*Data section:*
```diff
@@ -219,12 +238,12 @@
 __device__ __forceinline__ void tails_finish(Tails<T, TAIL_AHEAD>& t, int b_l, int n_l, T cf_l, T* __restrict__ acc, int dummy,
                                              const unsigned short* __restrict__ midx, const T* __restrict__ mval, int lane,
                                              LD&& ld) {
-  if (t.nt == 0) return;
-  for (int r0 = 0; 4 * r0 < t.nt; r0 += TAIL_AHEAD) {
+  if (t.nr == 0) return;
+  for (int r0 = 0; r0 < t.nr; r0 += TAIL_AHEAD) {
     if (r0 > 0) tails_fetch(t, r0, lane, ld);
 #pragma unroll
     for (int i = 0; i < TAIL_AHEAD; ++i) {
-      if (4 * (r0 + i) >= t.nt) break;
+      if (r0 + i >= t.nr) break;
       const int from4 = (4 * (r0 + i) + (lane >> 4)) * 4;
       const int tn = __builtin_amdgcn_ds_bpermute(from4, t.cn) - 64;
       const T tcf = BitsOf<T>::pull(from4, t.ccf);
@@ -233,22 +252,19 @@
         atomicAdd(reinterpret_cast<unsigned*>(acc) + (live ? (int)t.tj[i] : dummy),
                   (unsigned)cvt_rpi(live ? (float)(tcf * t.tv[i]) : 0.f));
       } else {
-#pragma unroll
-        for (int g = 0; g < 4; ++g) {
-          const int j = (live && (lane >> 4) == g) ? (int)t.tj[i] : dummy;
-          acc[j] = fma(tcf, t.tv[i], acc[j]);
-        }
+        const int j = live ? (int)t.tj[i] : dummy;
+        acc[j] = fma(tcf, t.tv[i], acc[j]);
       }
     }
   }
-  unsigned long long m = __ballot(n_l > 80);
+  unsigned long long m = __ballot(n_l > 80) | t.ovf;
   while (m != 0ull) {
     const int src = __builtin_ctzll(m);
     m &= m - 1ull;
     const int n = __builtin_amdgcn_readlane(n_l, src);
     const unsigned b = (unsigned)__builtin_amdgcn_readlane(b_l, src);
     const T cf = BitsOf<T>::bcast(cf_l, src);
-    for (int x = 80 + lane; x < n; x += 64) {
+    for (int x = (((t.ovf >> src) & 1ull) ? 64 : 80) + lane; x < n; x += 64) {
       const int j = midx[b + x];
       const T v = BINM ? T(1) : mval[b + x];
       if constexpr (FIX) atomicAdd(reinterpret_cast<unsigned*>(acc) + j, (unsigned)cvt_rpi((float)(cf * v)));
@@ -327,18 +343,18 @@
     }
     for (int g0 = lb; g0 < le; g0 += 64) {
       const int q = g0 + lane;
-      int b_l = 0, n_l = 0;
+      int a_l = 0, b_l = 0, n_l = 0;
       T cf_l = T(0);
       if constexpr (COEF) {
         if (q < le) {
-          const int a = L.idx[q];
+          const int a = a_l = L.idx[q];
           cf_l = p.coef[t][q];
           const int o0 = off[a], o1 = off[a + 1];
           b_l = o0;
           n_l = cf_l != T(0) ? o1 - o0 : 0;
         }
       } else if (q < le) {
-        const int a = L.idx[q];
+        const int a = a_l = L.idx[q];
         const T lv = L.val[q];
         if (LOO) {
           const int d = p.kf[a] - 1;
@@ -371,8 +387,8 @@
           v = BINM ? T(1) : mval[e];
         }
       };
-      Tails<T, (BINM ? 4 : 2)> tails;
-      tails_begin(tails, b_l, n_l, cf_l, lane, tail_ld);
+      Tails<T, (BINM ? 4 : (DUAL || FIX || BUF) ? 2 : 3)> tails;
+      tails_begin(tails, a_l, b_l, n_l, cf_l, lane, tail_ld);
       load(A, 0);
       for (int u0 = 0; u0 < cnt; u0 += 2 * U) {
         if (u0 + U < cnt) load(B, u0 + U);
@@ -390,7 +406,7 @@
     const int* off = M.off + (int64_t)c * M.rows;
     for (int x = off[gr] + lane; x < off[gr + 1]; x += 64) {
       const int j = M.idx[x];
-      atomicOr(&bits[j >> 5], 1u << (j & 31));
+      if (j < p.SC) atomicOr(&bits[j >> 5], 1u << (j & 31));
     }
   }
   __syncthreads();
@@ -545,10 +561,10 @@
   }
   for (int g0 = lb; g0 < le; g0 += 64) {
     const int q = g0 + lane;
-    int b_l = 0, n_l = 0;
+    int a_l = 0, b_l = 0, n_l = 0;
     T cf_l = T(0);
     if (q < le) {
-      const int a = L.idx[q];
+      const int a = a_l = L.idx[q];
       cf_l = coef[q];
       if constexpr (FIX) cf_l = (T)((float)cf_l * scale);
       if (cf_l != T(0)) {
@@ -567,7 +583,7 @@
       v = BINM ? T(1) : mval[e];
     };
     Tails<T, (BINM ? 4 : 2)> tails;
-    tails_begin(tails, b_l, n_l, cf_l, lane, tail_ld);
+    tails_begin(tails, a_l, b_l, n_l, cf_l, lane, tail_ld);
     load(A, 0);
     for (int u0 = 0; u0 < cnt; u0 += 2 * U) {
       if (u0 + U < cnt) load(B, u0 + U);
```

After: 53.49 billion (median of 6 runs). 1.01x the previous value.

--

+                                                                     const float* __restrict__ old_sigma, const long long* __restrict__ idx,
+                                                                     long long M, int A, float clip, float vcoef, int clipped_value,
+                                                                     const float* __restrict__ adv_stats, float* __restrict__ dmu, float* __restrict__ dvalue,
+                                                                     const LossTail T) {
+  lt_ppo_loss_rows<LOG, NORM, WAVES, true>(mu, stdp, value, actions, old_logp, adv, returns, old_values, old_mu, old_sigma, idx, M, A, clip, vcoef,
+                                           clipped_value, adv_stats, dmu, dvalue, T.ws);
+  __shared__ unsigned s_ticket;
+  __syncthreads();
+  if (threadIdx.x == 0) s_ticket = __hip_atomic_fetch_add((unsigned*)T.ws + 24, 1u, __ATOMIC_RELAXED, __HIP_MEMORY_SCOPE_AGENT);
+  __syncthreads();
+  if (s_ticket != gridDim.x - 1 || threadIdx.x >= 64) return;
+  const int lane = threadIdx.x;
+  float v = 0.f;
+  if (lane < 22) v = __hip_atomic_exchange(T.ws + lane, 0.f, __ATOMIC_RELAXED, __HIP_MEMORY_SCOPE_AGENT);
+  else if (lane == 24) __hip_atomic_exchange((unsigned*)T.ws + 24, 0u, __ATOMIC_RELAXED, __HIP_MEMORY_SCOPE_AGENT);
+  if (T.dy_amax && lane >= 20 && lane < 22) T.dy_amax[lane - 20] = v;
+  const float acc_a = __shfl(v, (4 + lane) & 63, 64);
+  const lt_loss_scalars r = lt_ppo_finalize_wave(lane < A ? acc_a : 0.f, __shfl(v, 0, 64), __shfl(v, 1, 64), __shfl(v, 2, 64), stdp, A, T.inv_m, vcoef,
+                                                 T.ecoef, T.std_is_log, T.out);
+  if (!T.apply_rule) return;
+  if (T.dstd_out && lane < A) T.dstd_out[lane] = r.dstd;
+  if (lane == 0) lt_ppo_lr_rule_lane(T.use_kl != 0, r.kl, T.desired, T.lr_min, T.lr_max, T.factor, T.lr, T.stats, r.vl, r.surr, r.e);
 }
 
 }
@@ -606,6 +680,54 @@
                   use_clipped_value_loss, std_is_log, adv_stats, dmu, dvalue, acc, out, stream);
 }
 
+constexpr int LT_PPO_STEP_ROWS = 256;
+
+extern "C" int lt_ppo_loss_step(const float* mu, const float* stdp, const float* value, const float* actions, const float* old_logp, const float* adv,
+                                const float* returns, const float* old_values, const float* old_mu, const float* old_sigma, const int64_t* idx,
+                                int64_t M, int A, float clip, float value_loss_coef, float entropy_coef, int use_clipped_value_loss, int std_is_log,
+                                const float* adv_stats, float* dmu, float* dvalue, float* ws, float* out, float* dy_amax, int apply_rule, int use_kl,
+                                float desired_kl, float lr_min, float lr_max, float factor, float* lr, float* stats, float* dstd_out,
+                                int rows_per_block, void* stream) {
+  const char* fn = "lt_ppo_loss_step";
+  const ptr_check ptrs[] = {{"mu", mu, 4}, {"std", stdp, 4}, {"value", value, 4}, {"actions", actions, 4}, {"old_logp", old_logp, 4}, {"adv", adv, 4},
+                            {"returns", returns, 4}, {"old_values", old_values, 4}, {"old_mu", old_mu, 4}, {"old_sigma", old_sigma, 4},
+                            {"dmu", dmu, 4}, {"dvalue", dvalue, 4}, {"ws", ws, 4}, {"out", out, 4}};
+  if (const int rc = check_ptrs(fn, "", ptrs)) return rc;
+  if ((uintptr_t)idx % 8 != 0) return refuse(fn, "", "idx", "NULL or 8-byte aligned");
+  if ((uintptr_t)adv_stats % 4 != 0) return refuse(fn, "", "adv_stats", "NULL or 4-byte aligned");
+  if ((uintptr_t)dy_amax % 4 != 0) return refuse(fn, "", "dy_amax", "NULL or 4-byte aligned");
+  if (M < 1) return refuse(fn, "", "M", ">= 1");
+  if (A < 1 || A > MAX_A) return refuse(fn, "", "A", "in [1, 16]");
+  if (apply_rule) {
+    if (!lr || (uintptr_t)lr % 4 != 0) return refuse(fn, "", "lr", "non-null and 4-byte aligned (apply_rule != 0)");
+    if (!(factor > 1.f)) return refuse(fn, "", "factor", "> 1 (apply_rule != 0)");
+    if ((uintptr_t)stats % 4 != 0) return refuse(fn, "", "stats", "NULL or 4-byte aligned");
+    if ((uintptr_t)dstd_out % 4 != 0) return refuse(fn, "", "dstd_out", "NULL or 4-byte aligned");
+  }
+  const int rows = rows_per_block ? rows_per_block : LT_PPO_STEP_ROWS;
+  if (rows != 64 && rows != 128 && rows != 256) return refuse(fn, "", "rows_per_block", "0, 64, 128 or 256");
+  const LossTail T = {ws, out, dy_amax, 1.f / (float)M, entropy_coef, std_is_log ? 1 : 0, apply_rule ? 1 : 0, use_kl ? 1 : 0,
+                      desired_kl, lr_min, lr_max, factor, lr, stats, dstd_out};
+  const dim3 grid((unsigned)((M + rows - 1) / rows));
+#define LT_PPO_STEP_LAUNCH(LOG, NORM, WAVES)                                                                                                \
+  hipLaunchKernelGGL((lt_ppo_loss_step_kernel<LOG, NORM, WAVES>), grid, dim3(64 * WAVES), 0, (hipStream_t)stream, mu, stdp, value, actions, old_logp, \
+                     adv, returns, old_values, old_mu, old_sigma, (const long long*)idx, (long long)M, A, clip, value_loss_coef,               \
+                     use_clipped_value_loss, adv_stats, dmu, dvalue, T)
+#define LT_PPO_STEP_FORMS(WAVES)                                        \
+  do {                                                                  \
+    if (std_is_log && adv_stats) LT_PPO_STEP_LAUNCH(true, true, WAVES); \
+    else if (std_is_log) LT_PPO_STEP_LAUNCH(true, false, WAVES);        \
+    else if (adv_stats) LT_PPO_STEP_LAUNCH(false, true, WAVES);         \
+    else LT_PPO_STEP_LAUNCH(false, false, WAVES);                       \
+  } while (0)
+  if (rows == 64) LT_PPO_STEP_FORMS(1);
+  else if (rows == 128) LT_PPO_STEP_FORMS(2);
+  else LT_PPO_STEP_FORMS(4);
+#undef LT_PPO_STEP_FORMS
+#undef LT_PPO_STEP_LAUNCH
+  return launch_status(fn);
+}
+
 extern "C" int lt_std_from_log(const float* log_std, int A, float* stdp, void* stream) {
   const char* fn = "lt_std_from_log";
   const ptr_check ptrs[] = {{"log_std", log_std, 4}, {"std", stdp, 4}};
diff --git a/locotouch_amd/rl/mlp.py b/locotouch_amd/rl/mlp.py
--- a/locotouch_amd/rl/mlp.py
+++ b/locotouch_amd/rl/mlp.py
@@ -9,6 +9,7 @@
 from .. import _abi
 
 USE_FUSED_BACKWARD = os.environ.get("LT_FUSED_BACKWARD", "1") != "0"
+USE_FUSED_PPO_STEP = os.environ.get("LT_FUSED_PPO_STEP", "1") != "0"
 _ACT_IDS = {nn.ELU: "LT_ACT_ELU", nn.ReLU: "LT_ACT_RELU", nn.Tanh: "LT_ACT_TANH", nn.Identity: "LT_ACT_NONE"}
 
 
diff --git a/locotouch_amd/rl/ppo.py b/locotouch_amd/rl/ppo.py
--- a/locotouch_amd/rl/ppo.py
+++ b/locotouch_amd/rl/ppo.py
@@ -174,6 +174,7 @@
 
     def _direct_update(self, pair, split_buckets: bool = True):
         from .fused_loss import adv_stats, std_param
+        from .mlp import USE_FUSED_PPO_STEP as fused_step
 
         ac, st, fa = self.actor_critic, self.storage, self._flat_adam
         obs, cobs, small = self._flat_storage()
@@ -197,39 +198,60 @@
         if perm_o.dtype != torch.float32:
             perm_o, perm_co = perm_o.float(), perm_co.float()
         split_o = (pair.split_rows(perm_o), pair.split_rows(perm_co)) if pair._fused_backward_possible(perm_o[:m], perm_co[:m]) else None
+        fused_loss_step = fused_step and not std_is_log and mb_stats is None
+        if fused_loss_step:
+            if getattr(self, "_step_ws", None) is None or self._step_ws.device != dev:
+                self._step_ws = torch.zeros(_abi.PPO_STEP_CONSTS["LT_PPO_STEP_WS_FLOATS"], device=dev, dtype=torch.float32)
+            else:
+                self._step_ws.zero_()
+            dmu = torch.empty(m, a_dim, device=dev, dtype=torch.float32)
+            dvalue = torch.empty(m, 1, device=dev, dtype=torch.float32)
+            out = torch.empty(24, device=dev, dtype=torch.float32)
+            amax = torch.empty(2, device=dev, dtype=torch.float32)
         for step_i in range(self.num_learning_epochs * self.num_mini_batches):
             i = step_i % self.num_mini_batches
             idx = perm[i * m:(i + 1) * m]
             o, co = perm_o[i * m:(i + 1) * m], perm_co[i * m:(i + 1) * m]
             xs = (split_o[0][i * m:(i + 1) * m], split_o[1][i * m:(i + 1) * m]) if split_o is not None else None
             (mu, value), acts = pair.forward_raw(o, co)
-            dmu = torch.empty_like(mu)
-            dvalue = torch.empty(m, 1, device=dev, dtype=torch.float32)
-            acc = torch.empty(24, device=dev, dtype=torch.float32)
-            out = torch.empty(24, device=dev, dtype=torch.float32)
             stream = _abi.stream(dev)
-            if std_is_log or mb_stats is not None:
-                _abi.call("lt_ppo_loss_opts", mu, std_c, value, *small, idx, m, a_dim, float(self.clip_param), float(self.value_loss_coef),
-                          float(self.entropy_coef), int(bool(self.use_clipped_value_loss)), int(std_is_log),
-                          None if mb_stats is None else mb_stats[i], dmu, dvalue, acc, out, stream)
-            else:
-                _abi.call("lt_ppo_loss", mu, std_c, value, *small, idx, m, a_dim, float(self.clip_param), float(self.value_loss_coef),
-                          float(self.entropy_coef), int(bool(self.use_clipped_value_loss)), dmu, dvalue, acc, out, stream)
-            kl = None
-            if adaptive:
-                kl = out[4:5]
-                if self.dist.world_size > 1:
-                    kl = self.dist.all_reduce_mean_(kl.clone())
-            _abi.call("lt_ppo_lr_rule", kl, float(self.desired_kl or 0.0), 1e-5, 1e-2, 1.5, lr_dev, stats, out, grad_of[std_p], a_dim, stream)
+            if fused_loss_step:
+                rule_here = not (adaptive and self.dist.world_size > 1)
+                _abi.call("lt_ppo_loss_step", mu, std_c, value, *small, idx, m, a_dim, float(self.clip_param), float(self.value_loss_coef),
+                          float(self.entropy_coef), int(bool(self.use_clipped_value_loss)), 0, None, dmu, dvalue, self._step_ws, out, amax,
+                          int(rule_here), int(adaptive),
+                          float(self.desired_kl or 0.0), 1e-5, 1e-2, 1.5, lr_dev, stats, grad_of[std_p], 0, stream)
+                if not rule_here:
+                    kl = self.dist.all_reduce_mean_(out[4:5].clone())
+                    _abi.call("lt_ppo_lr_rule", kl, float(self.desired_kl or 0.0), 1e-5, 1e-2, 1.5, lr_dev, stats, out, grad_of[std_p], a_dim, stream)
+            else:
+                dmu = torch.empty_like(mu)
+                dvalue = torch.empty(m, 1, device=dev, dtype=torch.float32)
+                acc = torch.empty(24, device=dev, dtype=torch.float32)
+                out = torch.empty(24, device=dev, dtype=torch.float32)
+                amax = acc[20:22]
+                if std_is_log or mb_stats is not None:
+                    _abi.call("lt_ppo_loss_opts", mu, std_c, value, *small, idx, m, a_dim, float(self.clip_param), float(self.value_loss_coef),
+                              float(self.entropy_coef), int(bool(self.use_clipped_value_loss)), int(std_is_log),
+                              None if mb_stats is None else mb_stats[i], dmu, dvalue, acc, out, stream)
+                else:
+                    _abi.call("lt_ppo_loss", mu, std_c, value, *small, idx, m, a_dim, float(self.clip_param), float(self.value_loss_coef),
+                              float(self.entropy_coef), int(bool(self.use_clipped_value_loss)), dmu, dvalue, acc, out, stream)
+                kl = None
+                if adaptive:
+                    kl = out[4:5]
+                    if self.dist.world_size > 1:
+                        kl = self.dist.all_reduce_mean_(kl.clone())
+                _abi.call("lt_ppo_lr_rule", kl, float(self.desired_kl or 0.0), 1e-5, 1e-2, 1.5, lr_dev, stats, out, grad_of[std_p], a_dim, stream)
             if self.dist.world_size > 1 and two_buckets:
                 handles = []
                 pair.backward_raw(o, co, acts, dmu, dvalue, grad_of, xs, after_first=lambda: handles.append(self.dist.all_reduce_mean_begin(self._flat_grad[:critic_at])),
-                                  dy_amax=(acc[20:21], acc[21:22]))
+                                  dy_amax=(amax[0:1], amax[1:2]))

*Work request:* Take from the material every line that holds "vcoef".

*Answer to the exercise:*
+                                                                     long long M, int A, float clip, float vcoef, int clipped_value,
+  lt_ppo_loss_rows<LOG, NORM, WAVES, true>(mu, stdp, value, actions, old_logp, adv, returns, old_values, old_mu, old_sigma, idx, M, A, clip, vcoef,
+  const lt_loss_scalars r = lt_ppo_finalize_wave(lane < A ? acc_a : 0.f, __shfl(v, 0, 64), __shfl(v, 1, 64), __shfl(v, 2, 64), stdp, A, T.inv_m, vcoef,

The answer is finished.